━━━━━ AVAILABLE DATA ━━━━━

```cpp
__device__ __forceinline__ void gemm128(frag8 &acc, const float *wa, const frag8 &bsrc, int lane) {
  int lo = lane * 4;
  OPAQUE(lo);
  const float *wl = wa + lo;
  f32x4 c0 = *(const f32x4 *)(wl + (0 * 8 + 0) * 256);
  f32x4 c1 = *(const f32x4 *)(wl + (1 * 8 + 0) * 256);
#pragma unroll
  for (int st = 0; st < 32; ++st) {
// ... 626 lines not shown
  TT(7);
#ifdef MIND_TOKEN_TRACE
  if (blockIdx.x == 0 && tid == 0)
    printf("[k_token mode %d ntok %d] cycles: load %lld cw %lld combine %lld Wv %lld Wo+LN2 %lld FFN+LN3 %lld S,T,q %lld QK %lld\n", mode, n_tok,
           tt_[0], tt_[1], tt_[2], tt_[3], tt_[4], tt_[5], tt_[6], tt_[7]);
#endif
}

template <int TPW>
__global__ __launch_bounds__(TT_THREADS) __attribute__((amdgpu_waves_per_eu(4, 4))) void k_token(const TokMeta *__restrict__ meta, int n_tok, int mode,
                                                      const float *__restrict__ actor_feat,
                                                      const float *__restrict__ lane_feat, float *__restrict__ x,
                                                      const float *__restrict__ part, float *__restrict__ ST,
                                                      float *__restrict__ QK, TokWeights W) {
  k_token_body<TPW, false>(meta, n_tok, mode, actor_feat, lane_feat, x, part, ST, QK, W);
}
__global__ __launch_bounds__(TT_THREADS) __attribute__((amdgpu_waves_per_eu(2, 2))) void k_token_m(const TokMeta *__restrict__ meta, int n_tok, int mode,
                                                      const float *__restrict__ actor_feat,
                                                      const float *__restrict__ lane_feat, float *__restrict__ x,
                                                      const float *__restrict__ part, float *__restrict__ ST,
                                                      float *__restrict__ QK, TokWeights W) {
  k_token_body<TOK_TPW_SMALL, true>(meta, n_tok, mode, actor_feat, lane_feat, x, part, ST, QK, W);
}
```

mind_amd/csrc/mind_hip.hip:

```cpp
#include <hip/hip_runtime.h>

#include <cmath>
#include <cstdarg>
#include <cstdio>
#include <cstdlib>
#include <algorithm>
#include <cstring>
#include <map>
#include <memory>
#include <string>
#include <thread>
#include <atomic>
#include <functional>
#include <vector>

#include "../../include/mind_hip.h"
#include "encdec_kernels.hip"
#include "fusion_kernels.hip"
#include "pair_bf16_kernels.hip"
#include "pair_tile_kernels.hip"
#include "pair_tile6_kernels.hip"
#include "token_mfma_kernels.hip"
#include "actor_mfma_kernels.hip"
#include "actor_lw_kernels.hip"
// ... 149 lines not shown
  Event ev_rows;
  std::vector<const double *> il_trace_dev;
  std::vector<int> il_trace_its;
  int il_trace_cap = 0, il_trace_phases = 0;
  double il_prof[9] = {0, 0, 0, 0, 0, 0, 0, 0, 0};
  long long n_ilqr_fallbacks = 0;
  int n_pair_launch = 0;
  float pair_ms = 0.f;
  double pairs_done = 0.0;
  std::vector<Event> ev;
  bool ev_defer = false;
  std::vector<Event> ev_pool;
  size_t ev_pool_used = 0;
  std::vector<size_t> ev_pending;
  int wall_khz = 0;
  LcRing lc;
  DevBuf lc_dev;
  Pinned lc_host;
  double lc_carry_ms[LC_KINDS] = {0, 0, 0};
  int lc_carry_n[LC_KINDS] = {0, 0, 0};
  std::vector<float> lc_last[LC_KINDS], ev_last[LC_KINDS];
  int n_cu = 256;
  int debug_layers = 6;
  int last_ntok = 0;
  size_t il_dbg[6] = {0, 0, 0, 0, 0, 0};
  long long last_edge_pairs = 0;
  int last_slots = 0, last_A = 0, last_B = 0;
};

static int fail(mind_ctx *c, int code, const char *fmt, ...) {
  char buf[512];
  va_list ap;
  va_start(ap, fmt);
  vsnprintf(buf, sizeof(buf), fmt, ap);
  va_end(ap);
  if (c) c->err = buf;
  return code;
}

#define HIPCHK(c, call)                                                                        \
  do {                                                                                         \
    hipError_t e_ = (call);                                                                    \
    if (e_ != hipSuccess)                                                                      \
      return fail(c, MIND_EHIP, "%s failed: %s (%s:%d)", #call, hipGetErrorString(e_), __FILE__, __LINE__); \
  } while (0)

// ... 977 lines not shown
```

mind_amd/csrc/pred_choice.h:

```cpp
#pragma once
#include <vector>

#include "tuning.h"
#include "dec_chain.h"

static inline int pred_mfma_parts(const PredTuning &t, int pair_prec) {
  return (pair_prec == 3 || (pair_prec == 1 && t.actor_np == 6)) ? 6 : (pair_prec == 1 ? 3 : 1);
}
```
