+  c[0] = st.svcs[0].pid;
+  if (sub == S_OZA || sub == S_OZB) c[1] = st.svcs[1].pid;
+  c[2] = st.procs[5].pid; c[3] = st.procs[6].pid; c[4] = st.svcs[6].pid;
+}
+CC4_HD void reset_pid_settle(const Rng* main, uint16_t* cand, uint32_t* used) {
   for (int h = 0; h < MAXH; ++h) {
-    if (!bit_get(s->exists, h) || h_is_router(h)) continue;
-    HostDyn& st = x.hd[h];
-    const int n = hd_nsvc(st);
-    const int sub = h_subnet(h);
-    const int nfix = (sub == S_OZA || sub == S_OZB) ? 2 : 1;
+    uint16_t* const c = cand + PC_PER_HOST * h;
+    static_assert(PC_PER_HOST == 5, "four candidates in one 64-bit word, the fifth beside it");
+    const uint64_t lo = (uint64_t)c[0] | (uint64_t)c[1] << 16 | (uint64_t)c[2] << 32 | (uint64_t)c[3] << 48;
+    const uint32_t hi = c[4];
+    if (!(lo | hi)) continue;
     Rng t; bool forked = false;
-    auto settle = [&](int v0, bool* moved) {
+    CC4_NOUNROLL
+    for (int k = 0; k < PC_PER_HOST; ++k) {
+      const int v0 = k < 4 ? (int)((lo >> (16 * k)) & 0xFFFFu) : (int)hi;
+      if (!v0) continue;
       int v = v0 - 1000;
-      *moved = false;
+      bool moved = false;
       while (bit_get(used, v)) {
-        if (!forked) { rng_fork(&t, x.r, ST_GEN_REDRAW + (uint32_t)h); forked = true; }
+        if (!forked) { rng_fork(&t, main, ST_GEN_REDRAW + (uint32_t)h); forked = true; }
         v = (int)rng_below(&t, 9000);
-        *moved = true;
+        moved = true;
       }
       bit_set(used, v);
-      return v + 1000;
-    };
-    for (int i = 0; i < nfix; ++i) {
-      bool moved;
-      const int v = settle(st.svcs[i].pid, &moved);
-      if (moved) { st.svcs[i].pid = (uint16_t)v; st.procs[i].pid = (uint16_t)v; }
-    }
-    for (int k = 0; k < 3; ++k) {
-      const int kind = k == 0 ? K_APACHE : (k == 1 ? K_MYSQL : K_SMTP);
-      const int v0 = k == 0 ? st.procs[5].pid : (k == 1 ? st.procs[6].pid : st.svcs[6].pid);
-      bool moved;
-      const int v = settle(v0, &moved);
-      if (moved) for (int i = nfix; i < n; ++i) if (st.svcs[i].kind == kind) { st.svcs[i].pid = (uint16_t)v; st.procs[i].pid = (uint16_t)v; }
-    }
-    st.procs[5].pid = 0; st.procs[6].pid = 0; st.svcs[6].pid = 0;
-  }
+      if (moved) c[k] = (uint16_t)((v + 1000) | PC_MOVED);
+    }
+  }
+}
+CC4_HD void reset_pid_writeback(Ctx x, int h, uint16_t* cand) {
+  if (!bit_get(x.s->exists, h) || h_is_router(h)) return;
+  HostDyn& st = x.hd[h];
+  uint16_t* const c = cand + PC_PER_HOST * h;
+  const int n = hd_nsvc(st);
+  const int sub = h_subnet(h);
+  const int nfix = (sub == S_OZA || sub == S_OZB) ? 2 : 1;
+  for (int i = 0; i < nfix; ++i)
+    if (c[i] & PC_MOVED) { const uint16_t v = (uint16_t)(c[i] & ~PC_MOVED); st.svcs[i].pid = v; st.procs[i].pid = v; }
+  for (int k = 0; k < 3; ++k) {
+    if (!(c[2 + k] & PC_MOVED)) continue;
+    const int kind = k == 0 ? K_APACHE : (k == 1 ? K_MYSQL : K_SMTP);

━━━━━

Filter the data above, keeping only lines that include the string "bool".

> _RESPONSE AREA_
  bool ev_defer = false;
     Rng t; bool forked = false;
-    auto settle = [&](int v0, bool* moved) {
+      bool moved = false;
-      bool moved;
-      bool moved;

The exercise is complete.